▶ [ASSIGNMENT]:
Could you write the entries out again, exactly as they appear?

Stored items:
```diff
@@ -2048,8 +2134,19 @@
         k_gather_feats<<<(lv.n + 255) / 256, 256, 0, st>>>(feats3_dev, s->orig_row, lv.n, feats4, morton ? lv.perm : nullptr);
         feats_ready = true;
       }
+      ProfScope ps(st, A3D_PROF_STEM, 0, o.kernel_volume, 3, 32, lv.n);
+      if (morton) {
+        const size_t lds = (size_t)ks * ks * 2 * 64 * sizeof(f32x4);
+        const int want = (lv.n + 127) / 128, grid = want < 1 ? 1 : want < 512 ? want : 512;
+        const int vec = (((uintptr_t)out | ((uintptr_t)ldo * 4)) & 15) == 0;
+        if (ks == 5)
+          k_stem_mfma<5><<<grid, 512, lds, st>>>(lv.n, feats4, o.w_dev, o.scale_dev, o.shift_dev, o.relu, out, ldo, zero_row, vec, lv);
+        else
+          k_stem_mfma<3><<<grid, 512, lds, st>>>(lv.n, feats4, o.w_dev, o.scale_dev, o.shift_dev, o.relu, out, ldo, zero_row, vec, lv);
+        A3D_LAUNCH_CHECK();
+        continue;
+      }
       const size_t lds = (size_t)o.kernel_volume * 96 * 4 + (size_t)64 * o.kernel_volume * 4;
-      ProfScope ps(st, A3D_PROF_STEM, 0, o.kernel_volume, 3, 32, lv.n);
       Level glv = lv;
       if (ks / 2 > kGridPad) glv.grid = nullptr;
       if (ks == 5)
```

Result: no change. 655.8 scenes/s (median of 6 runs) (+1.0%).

▶ [RESULT]:
```diff
@@ -2048,8 +2134,19 @@
         k_gather_feats<<<(lv.n + 255) / 256, 256, 0, st>>>(feats3_dev, s->orig_row, lv.n, feats4, morton ? lv.perm : nullptr);
         feats_ready = true;
       }
+      ProfScope ps(st, A3D_PROF_STEM, 0, o.kernel_volume, 3, 32, lv.n);
+      if (morton) {
+        const size_t lds = (size_t)ks * ks * 2 * 64 * sizeof(f32x4);
+        const int want = (lv.n + 127) / 128, grid = want < 1 ? 1 : want < 512 ? want : 512;
+        const int vec = (((uintptr_t)out | ((uintptr_t)ldo * 4)) & 15) == 0;
+        if (ks == 5)
+          k_stem_mfma<5><<<grid, 512, lds, st>>>(lv.n, feats4, o.w_dev, o.scale_dev, o.shift_dev, o.relu, out, ldo, zero_row, vec, lv);
+        else
+          k_stem_mfma<3><<<grid, 512, lds, st>>>(lv.n, feats4, o.w_dev, o.scale_dev, o.shift_dev, o.relu, out, ldo, zero_row, vec, lv);
+        A3D_LAUNCH_CHECK();
+        continue;
+      }
       const size_t lds = (size_t)o.kernel_volume * 96 * 4 + (size_t)64 * o.kernel_volume * 4;
-      ProfScope ps(st, A3D_PROF_STEM, 0, o.kernel_volume, 3, 32, lv.n);
       Level glv = lv;
       if (ks / 2 > kGridPad) glv.grid = nullptr;
       if (ks == 5)
```

Result: no change. 655.8 scenes/s (median of 6 runs) (+1.0%).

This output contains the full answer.